Stored dataset items:
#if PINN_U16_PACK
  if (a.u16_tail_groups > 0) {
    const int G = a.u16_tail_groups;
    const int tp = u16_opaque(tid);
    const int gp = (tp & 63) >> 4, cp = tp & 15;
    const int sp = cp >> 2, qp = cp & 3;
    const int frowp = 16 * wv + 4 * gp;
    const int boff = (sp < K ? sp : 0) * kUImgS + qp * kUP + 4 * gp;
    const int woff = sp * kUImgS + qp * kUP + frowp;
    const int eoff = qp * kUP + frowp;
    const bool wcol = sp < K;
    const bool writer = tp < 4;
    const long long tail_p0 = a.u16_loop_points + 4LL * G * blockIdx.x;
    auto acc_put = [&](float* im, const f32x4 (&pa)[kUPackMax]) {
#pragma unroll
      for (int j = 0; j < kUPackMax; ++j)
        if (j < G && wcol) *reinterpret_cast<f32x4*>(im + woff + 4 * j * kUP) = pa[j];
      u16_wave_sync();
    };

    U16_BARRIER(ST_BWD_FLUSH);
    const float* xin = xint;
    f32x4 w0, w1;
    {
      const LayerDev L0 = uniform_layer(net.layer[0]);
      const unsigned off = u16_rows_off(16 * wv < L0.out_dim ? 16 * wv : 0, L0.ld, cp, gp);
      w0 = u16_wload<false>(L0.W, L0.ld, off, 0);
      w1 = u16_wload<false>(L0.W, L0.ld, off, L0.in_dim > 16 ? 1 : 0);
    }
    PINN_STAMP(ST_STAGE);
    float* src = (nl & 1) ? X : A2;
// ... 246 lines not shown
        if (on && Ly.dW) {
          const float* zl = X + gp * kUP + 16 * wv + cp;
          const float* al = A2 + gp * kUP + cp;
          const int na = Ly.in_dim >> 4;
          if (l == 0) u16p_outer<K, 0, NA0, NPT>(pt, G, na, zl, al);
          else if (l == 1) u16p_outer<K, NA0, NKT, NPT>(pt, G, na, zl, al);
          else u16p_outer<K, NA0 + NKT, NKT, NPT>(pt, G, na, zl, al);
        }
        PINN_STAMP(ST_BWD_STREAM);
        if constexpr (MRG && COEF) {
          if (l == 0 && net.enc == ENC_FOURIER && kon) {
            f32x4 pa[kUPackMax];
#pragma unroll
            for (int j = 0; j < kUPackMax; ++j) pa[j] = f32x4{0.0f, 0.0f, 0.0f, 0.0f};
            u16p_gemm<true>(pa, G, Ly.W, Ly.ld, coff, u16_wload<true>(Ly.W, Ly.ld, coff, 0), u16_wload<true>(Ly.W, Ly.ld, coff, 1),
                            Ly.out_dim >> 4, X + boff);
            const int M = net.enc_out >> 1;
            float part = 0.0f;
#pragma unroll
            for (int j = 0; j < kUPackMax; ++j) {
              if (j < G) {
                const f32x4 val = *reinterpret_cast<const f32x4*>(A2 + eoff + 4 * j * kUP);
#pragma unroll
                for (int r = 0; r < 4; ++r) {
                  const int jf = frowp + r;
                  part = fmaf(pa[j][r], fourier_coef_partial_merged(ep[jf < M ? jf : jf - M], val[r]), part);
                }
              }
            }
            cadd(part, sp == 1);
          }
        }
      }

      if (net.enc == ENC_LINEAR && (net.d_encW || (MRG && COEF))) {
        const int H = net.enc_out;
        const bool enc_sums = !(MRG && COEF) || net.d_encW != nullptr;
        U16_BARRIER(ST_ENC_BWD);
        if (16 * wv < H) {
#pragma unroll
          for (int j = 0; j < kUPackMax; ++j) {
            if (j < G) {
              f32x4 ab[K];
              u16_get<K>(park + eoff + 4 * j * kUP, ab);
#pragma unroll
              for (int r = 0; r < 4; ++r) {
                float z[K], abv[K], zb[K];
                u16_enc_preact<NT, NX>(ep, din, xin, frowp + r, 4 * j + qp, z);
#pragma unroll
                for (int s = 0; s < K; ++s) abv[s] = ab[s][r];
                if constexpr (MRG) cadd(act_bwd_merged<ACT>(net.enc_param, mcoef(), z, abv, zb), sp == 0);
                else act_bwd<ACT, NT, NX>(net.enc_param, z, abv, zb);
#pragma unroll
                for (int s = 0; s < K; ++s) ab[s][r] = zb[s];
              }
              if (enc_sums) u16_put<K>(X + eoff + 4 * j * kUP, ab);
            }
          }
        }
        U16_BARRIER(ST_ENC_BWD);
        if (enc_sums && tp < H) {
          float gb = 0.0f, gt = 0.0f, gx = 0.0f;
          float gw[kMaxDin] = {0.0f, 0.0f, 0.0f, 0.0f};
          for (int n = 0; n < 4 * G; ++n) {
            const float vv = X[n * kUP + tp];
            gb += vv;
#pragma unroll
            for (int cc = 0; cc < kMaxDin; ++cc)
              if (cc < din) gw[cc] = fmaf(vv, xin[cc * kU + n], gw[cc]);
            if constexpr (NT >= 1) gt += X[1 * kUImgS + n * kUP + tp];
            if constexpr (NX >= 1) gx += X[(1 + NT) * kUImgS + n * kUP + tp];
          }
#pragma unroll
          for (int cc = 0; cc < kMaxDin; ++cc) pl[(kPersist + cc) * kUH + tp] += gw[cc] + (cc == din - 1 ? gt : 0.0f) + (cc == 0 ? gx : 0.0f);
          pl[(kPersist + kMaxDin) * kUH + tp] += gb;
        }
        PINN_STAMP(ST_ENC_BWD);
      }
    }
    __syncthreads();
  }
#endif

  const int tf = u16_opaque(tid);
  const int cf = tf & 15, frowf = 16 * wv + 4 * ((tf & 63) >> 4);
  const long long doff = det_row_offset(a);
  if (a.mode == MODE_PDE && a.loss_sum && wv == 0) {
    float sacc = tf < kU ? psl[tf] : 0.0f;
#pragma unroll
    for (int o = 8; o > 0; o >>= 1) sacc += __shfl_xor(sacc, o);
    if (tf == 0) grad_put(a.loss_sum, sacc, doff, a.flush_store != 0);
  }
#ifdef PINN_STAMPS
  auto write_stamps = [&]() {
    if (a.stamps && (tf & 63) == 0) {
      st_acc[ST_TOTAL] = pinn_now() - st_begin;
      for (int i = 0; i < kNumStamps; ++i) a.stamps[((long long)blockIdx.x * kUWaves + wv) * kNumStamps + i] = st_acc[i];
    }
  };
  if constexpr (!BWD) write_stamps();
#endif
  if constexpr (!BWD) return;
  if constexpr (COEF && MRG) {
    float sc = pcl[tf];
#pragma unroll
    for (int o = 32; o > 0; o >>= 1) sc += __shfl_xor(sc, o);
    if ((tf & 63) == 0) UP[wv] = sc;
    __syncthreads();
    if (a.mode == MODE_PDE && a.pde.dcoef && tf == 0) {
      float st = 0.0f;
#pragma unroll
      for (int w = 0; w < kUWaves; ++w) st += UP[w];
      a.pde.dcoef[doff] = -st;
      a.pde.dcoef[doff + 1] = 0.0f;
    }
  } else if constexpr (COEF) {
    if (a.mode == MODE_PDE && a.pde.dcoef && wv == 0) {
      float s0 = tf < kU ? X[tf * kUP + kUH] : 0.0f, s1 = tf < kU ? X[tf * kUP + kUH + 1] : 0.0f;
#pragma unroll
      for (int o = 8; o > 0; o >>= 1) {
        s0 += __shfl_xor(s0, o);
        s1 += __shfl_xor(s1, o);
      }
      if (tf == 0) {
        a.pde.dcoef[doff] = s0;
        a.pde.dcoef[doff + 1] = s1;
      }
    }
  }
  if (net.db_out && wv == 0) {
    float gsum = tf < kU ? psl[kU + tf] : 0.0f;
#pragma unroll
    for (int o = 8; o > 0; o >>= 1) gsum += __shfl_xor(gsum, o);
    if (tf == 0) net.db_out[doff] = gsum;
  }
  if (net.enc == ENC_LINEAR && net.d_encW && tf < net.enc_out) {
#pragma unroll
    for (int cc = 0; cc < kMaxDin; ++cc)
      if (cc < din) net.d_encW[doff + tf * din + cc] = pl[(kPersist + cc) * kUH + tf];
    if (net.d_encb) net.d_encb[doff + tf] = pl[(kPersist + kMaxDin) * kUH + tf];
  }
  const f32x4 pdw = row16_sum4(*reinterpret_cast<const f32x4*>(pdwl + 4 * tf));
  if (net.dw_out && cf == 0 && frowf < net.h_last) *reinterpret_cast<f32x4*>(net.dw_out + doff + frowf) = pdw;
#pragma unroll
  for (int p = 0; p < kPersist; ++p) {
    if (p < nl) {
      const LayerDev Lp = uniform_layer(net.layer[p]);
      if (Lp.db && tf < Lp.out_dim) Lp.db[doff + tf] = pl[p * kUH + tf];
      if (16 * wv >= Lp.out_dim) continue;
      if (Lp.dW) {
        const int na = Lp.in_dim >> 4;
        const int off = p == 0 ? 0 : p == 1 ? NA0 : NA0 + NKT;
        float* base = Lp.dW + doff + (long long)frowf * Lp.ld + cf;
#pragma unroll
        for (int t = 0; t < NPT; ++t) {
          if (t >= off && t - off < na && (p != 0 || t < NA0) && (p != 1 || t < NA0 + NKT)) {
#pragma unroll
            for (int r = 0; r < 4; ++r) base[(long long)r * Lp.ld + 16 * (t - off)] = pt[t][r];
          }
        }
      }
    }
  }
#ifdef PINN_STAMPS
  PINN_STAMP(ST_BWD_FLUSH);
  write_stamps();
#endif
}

■ **WORK TO BE COMPLETED**:
The required answer is the run of lines above, starting at the line with "float st = 0.0f;" and ending at the line with "gsum += __shfl_xor(gsum, o);", reproduced exactly with both ends.

■ **SOLUTION TO THE EXERCISE**:
      float st = 0.0f;
#pragma unroll
      for (int w = 0; w < kUWaves; ++w) st += UP[w];
      a.pde.dcoef[doff] = -st;
      a.pde.dcoef[doff + 1] = 0.0f;
    }
  } else if constexpr (COEF) {
    if (a.mode == MODE_PDE && a.pde.dcoef && wv == 0) {
      float s0 = tf < kU ? X[tf * kUP + kUH] : 0.0f, s1 = tf < kU ? X[tf * kUP + kUH + 1] : 0.0f;
#pragma unroll
      for (int o = 8; o > 0; o >>= 1) {
        s0 += __shfl_xor(s0, o);
        s1 += __shfl_xor(s1, o);
      }
      if (tf == 0) {
        a.pde.dcoef[doff] = s0;
        a.pde.dcoef[doff + 1] = s1;
      }
    }
  }
  if (net.db_out && wv == 0) {
    float gsum = tf < kU ? psl[kU + tf] : 0.0f;
#pragma unroll
    for (int o = 8; o > 0; o >>= 1) gsum += __shfl_xor(gsum, o);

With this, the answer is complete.